### Stored data
+BMPC_FN_FUSED void apply_Winv2_aff(const X ex, const Ctx Cin, const gdouble* lam, const gdouble* rz, gdouble* out1,
+                                   gdouble* out2) {
+  const Ctx C = Cin.uniform();
+  lam = uniform_ptr(lam), rz = uniform_ptr(rz), out1 = uniform_ptr(out1), out2 = uniform_ptr(out2);
+  CPlan& P = *C.P;
+  BMPC_PROF(C.ws, *C.L, PROF_APPLYW);
+  constexpr int UC = X::kConeRegRows;
+  const double sw = 1.0, sa = 1.0;
+  const gdouble* dl = C.at(C.L->dl);
+  const gdouble* dli = C.at(C.L->dli);
+  struct Two { double a, b; };
+  lane_batch<8>(ex, 0, P.nlp, [&](int i) {
+    const double in = sw * (dl[i] * lam[i]) + sa * rz[i];
+    const double w = dli[i];
+    const double a = w * in;
+    return Two{a, w * a};
+  }, [&](int i, Two v) { out1[i] = v.a; out2[i] = v.b; });
+  const gdouble* vn = C.at(C.L->vnt);
+  const gdouble* eta = C.at(C.L->eta);
+  BMPC_CONE_ROUNDS(ex, P, G) {
+    BMPC_CONE_K(P, G, k, off, q);
+    double a[UC], v[UC], y[UC], aw[UC];
+    const double e = k >= 0 ? eta[k] : 1.0;
+    const double in0 = q > 0 ? lam[off] : 0.0;
+    double part = 0.0;
+#pragma unroll
+    for (int uu = 0; uu < UC; ++uu) {
+      const int i = G.gl + uu * G.cg;
+      const int ic = off + (i < q ? i : 0);
+      const double m = i < q ? 1.0 : 0.0;
+      aw[uu] = m * vn[ic];
+      y[uu] = m * lam[ic];
+      part += aw[uu] * y[uu];
+    }
+    const double dot = ex.gsum(part, G.cg);
+#pragma unroll
+    for (int uu = 0; uu < UC; ++uu) {
+      const int i = G.gl + uu * G.cg;
+      const double adv = (i < q ? 1.0 : 0.0) * rz[off + (i < q ? i : 0)];
+      const double w = 2.0 * aw[uu] * dot - (i == 0 ? in0 : -y[uu]);
+#if defined(__HIP_DEVICE_COMPILE__)
+      const double t = __builtin_fma(sw * e, w, sa * adv);
+#else
+      const double t = (sw * e) * w + sa * adv;
+#endif
+      v[uu] = i < q ? t : 0.0;
+    }
+    cone_a_regs<UC, X>(G, vn, true, off, q, a);
+    const double sc = 1.0 / e;
+    cone_W_regs<UC>(ex, G, a, v, cone_row0<UC>(ex, G, v), sc, y);
+#pragma unroll
+    for (int uu = 0; uu < UC; ++uu) {
+      const int i = G.gl + uu * G.cg;
+      if (i < q) out1[off + i] = y[uu];
+    }
+    cone_W_regs<UC>(ex, G, a, y, cone_row0<UC>(ex, G, y), sc, v);
+#pragma unroll
+    for (int uu = 0; uu < UC; ++uu) {
+      const int i = G.gl + uu * G.cg;
+      if (i < q) out2[off + i] = v[uu];
+    }
+  }
+  ex.sync();
+}
+#endif
+
 template <class X>
 BMPC_FN_FUSED LpSteps affine_dirs(const X ex, const Ctx Cin, const gdouble* z2, const gdouble* z1, double t,
                                   const gdouble* lam, gdouble* rb, gdouble* ds) {
@@ -1247,11 +1368,12 @@
   return m;
 }
 
-template <class X>
-BMPC_FN_FUSED void combined_rhs(const X ex, const Ctx Cin, const gdouble* lam, gdouble* ds, gdouble* rb,
-                                const gdouble* rz, double smu, double eta1) {
+template <class X, bool WINV>
+BMPC_HD void combined_rhs_body(const X ex, const Ctx Cin, const gdouble* lam, gdouble* ds, gdouble* rb,
+                               const gdouble* rz, double smu, double eta1, gdouble* t3, gdouble* t0) {
   const Ctx C = Cin.uniform();
   lam = uniform_ptr(lam), ds = uniform_ptr(ds), rb = uniform_ptr(rb), rz = uniform_ptr(rz);
+  if constexpr (WINV) t3 = uniform_ptr(t3), t0 = uniform_ptr(t0);
   CPlan& P = *C.P;
   if (!cone_regs(ex, P)) {
     gdouble* ra = C.at(C.L->ra);
@@ -1273,11 +1395,24 @@
   constexpr int UC = X::kConeRegRows;
   const gdouble* dl = C.at(C.L->dl);
   struct Two { double a, b; };
+  if constexpr (WINV) {
+    const gdouble* dli = C.at(C.L->dli);
+    struct Three { double x, a, b; };
+    lane_batch<8>(ex, 0, P.nlp, [&](int i) {
+      const double l = lam[i];
+      const double xi = (-(l * l) - ds[i] * rb[i] + smu) / l;
+      const double in = -(dl[i] * xi) + eta1 * rz[i];
+      const double w = dli[i];
+      const double a = w * in;
+      return Three{xi, a, w * a};
+    }, [&](int i, Three v) { ds[i] = v.x; t3[i] = v.a; t0[i] = v.b; });
+  } else {
   lane_batch<8>(ex, 0, P.nlp, [&](int i) {
     const double l = lam[i];
     const double xi = (-(l * l) - ds[i] * rb[i] + smu) / l;
     return Two{xi, -(dl[i] * xi) + eta1 * rz[i]};
   }, [&](int i, Two v) { ds[i] = v.a; rb[i] = v.b; });
+  }
   const gdouble* vn = C.at(C.L->vnt);
   const gdouble* eta = C.at(C.L->eta);
   BMPC_CONE_ROUNDS(ex, P, G) {
@@ -1332,6 +1467,29 @@
     }
     const double sc = -(k >= 0 ? eta[k] : 1.0);
     cone_W_regs<UC>(ex, G, a, r, x0, sc, l);
+    if constexpr (WINV) {
+#pragma unroll
+      for (int uu = 0; uu < UC; ++uu) {
+        const int i = G.gl + uu * G.cg;
+        const double t = l[uu] + eta1 * rzv[uu];
+        if (i < q) ds[off + i] = r[uu];
+        l[uu] = i < q ? t : 0.0;
+        a[uu] = (i > 0 && i < q) ? -a[uu] : a[uu];
+      }
+      const double sci = 1.0 / (k >= 0 ? eta[k] : 1.0);
+      cone_W_regs<UC>(ex, G, a, l, cone_row0<UC>(ex, G, l), sci, r);
+#pragma unroll
+      for (int uu = 0; uu < UC; ++uu) {
+        const int i = G.gl + uu * G.cg;
+        if (i < q) t3[off + i] = r[uu];
+      }
+      cone_W_regs<UC>(ex, G, a, r, cone_row0<UC>(ex, G, r), sci, l);
+#pragma unroll
+      for (int uu = 0; uu < UC; ++uu) {
+        const int i = G.gl + uu * G.cg;
+        if (i < q) t0[off + i] = l[uu];
+      }
+    } else {
 #pragma unroll
     for (int uu = 0; uu < UC; ++uu) {
       const int i = G.gl + uu * G.cg;
@@ -1340,8 +1498,25 @@
         rb[off + i] = l[uu] + eta1 * rzv[uu];
       }
     }
+    }
   }
   ex.sync();
+}
+template <class X>
+BMPC_FN_FUSED void combined_rhs(const X ex, const Ctx Cin, const gdouble* lam, gdouble* ds, gdouble* rb,
+                                const gdouble* rz, double smu, double eta1) {
+  combined_rhs_body<X, false>(ex, Cin, lam, ds, rb, rz, smu, eta1, nullptr, nullptr);
+}
+#if BMPC_RHS_CMB_REGS
+template <class X>
+BMPC_FN_FUSED void combined_rhs_winv(const X ex, const Ctx Cin, const gdouble* lam, gdouble* ds, const gdouble* rb,
+                                     const gdouble* rz, double smu, double eta1, gdouble* t3, gdouble* r0) {
+  combined_rhs_body<X, true>(ex, Cin, lam, ds, const_cast<gdouble*>(rb), rz, smu, eta1, t3, r0);
+}
+#endif
+template <class X>
+BMPC_HD bool rhs_cmb_regs(const X& ex, CPlan& P) {
+  return BMPC_RHS_CMB_REGS && BMPC_THIN_CALLERS && rhs_regs_exec<X>::value && cone_regs(ex, P);
 }
 
 BMPC_HD int branch_count(CPlan& P, int dep) {
@@ -1831,8 +2006,9 @@
 
 template <class X, int NX, int NU, bool RB = false>
 BMPC_FN_TREE_SOLVE void tree_solve(const X ex, const Ctx Cin, int nr, const gdouble* r0, size_t rs, const gdouble* e0,
-                        size_t es, gdouble* o0, size_t os, gdouble* n0, size_t ns, int ncw = 0) {
+                        size_t es, gdouble* o0, size_t os, gdouble* n0, size_t ns, int ncw = 0, int nq0 = 0) {
   const Ctx C = Cin.uniform();
+  nq0 = BMPC_GT_Q0 ? ex.uniform(nq0 != 0) ? nq0 : 0 : 0;
   r0 = uniform_ptr(r0);
   e0 = uniform_ptr(e0);
   o0 = uniform_ptr(o0);
@@ -1882,7 +2058,7 @@
   if (pre) {
     BMPC_TIC(t_pre);
     ldouble* av = ex.lds + P.lds_scr;
-    for (int ri = 0; ri < nr; ++ri) {
+    for (int ri = 0; ri < nr - nq0; ++ri) {
       const gdouble* rr = r0 + ri * rs;
       gdouble* q0 = q0_ + ri * lstr;
       int s0 = 0, l0 = P.T, s1 = 0, l1 = 0, s2 = 0, l2 = 0, s3 = 0, l3 = 0;
@@ -2534,7 +2710,7 @@
 BMPC_FN bool kkt_coupling_lu(const X ex, const Ctx Cin);
 #endif
 template <class X, int NX, int NU>
-BMPC_FN bool kkt_coupling(const X ex, const Ctx Cin, int extra) {
+BMPC_FN bool kkt_coupling(const X ex, const Ctx Cin, int extra, int nq0 = 0) {
   const Ctx C = Cin.uniform();
   CPlan& P = *C.P;
   CLayout& L = *C.L;
@@ -2544,10 +2720,10 @@
   BMPC_TIC(t_cts);
   if (ex.uniform(nc + extra >= BMPC_TS_POST_RB_MIN))
     tree_solve<X, NX, NU, true>(ex, C, nc + extra, ws + L.gk, P.nv, ws + L.zeros, P.neq, ws + L.colk, P.nv,
-                                ws + L.colnu, P.neq, nc);
+                                ws + L.colnu, P.neq, nc, nq0);
   else
     tree_solve<X, NX, NU>(ex, C, nc + extra, ws + L.gk, P.nv, ws + L.zeros, P.neq, ws + L.colk, P.nv, ws + L.colnu,
-                          P.neq, nc);
+                          P.neq, nc, nq0);
   BMPC_TOC(C.ws, L, PROF_CTS, t_cts);
 #if BMPC_THIN_CALLERS
   return kkt_coupling_lu<X, NX, NU>(ex, C);
@@ -2934,17 +3110,21 @@
 #if BMPC_THIN_CALLERS
 template <class X, int NX, int NU>
 BMPC_FN void kkt_solve_front(const X ex, const Ctx Cin, const gdouble* r1, const gdouble* r2, const gdouble* r3,
-                             gdouble* dx, gdouble* dy) {
+                             gdouble* dx, gdouble* dy, double r1s = 1.0, bool q0 = false) {
   const Ctx C = Cin.uniform();
   r1 = uniform_ptr(r1), r2 = uniform_ptr(r2), r3 = uniform_ptr(r3), dx = uniform_ptr(dx), dy = uniform_ptr(dy);
   CLayout& L = *C.L;
   BMPC_PROF(C.ws, L, PROF_KKT);
   gdouble* ws = C.ws;
   gdouble* tz = ws + L.k_nv0;
+#if BMPC_RHS_CMB_REGS
+  if (!ex.uniform(r3 == nullptr))
+#endif
   apply_Winv2(ex, C, r3, ws + L.k_t3, ws + L.k_r0);
   BMPC_COUNT(ws, L, PROF_NSOLVE);
-  apply_GT<X, NX, NU>(ex, C, ws + L.k_r0, tz, r1);
-  tree_solve<X, NX, NU>(ex, C, 1, tz, 0, r2, 0, dx, 0, dy, 0);
+  q0 = ex.uniform(q0);
+  apply_GT<X, NX, NU>(ex, C, ws + L.k_r0, tz, r1, r1s, q0 ? ws + L.qx0 : nullptr);
+  tree_solve<X, NX, NU>(ex, C, 1, tz, 0, r2, 0, dx, 0, dy, 0, 0, q0 ? 1 : 0);
 }
 template <class X, int NX, int NU>
 BMPC_FN void kkt_solve_back(const X ex, const Ctx Cin, const gdouble* r2, gdouble* dx, gdouble* dy, gdouble* dz,
@@ -2965,8 +3145,8 @@
 }
 template <class X, int NX, int NU>
 BMPC_HD void kkt_solve_flat(const X ex, const Ctx& C, const gdouble* r1, const gdouble* r2, const gdouble* r3,
-                            gdouble* dx, gdouble* dy, gdouble* dz, int nitref) {
-  kkt_solve_front<X, NX, NU>(ex, C, r1, r2, r3, dx, dy);
+                            gdouble* dx, gdouble* dy, gdouble* dz, int nitref, double r1s = 1.0, bool q0 = false) {
+  kkt_solve_front<X, NX, NU>(ex, C, r1, r2, r3, dx, dy, r1s, q0);
   const bool fin = ex.uniform(nitref == 0);
   kkt_solve_back<X, NX, NU>(ex, C, r2, dx, dy, dz, fin);
   if (!fin) kkt_refine_call<X, NX, NU>(ex, C, r1, r2, dx, dy, dz, nitref);
@@ -2974,7 +3154,7 @@
 #else
 template <class X, int NX, int NU>
 BMPC_HD void kkt_solve_flat(const X ex, const Ctx& C, const gdouble* r1, const gdouble* r2, const gdouble* r3,
-                            gdouble* dx, gdouble* dy, gdouble* dz, int nitref) {
+                            gdouble* dx, gdouble* dy, gdouble* dz, int nitref, double = 1.0, bool = false) {
   kkt_solve<X, NX, NU>(ex, C, r1, r2, r3, dx, dy, dz, nitref);
 }
 #endif
@@ -3231,10 +3411,15 @@
   gdouble* tzc = ws + L.gk + nc * nv;
   gdouble* tza = tzc + nv;
   gdouble* tr = ws + L.k_r0;
+  gdouble* q0 = ex.uniform(gt_q0(ex, P)) ? ws + L.qx0 + nc * ((size_t)P.T * NX) : nullptr;
   apply_Winv2(ex, C, ws + L.hvec, ws + L.k_t3, tr);
-  apply_GT<X, NX, NU>(ex, C, tr, tzc, r1c);
+  apply_GT<X, NX, NU>(ex, C, tr, tzc, r1c, 1.0, q0);
+#if BMPC_RHS_AFF_REGS
+  if (ex.uniform(rhs_aff_regs(ex, P))) apply_Winv2_aff(ex, C, ws + L.lam, ws + L.rz, ws + L.k_t3b, tr);
+  else
+#endif
   apply_Winv2(ex, C, r3a, ws + L.k_t3b, tr);
-  apply_GT<X, NX, NU>(ex, C, tr, tza, r1a);
+  apply_GT<X, NX, NU>(ex, C, tr, tza, r1a, 1.0, q0 ? q0 + (size_t)P.T * NX : nullptr);
   BMPC_COUNT(ws, L, PROF_NSOLVE);
   BMPC_COUNT(ws, L, PROF_NSOLVE);
 }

### Task to carry out
Beginning at the line above with "int s0 = 0, l0" and finishing at the line with "gdouble* dy, double", return each line exactly and return nothing else.

### Response to this exercise
       int s0 = 0, l0 = P.T, s1 = 0, l1 = 0, s2 = 0, l2 = 0, s3 = 0, l3 = 0;
@@ -2534,7 +2710,7 @@
 BMPC_FN bool kkt_coupling_lu(const X ex, const Ctx Cin);
 #endif
 template <class X, int NX, int NU>
-BMPC_FN bool kkt_coupling(const X ex, const Ctx Cin, int extra) {
+BMPC_FN bool kkt_coupling(const X ex, const Ctx Cin, int extra, int nq0 = 0) {
   const Ctx C = Cin.uniform();
   CPlan& P = *C.P;
   CLayout& L = *C.L;
@@ -2544,10 +2720,10 @@
   BMPC_TIC(t_cts);
   if (ex.uniform(nc + extra >= BMPC_TS_POST_RB_MIN))
     tree_solve<X, NX, NU, true>(ex, C, nc + extra, ws + L.gk, P.nv, ws + L.zeros, P.neq, ws + L.colk, P.nv,
-                                ws + L.colnu, P.neq, nc);
+                                ws + L.colnu, P.neq, nc, nq0);
   else
     tree_solve<X, NX, NU>(ex, C, nc + extra, ws + L.gk, P.nv, ws + L.zeros, P.neq, ws + L.colk, P.nv, ws + L.colnu,
-                          P.neq, nc);
+                          P.neq, nc, nq0);
   BMPC_TOC(C.ws, L, PROF_CTS, t_cts);
 #if BMPC_THIN_CALLERS
   return kkt_coupling_lu<X, NX, NU>(ex, C);
@@ -2934,17 +3110,21 @@
 #if BMPC_THIN_CALLERS
 template <class X, int NX, int NU>
 BMPC_FN void kkt_solve_front(const X ex, const Ctx Cin, const gdouble* r1, const gdouble* r2, const gdouble* r3,
-                             gdouble* dx, gdouble* dy) {
+                             gdouble* dx, gdouble* dy, double r1s = 1.0, bool q0 = false) {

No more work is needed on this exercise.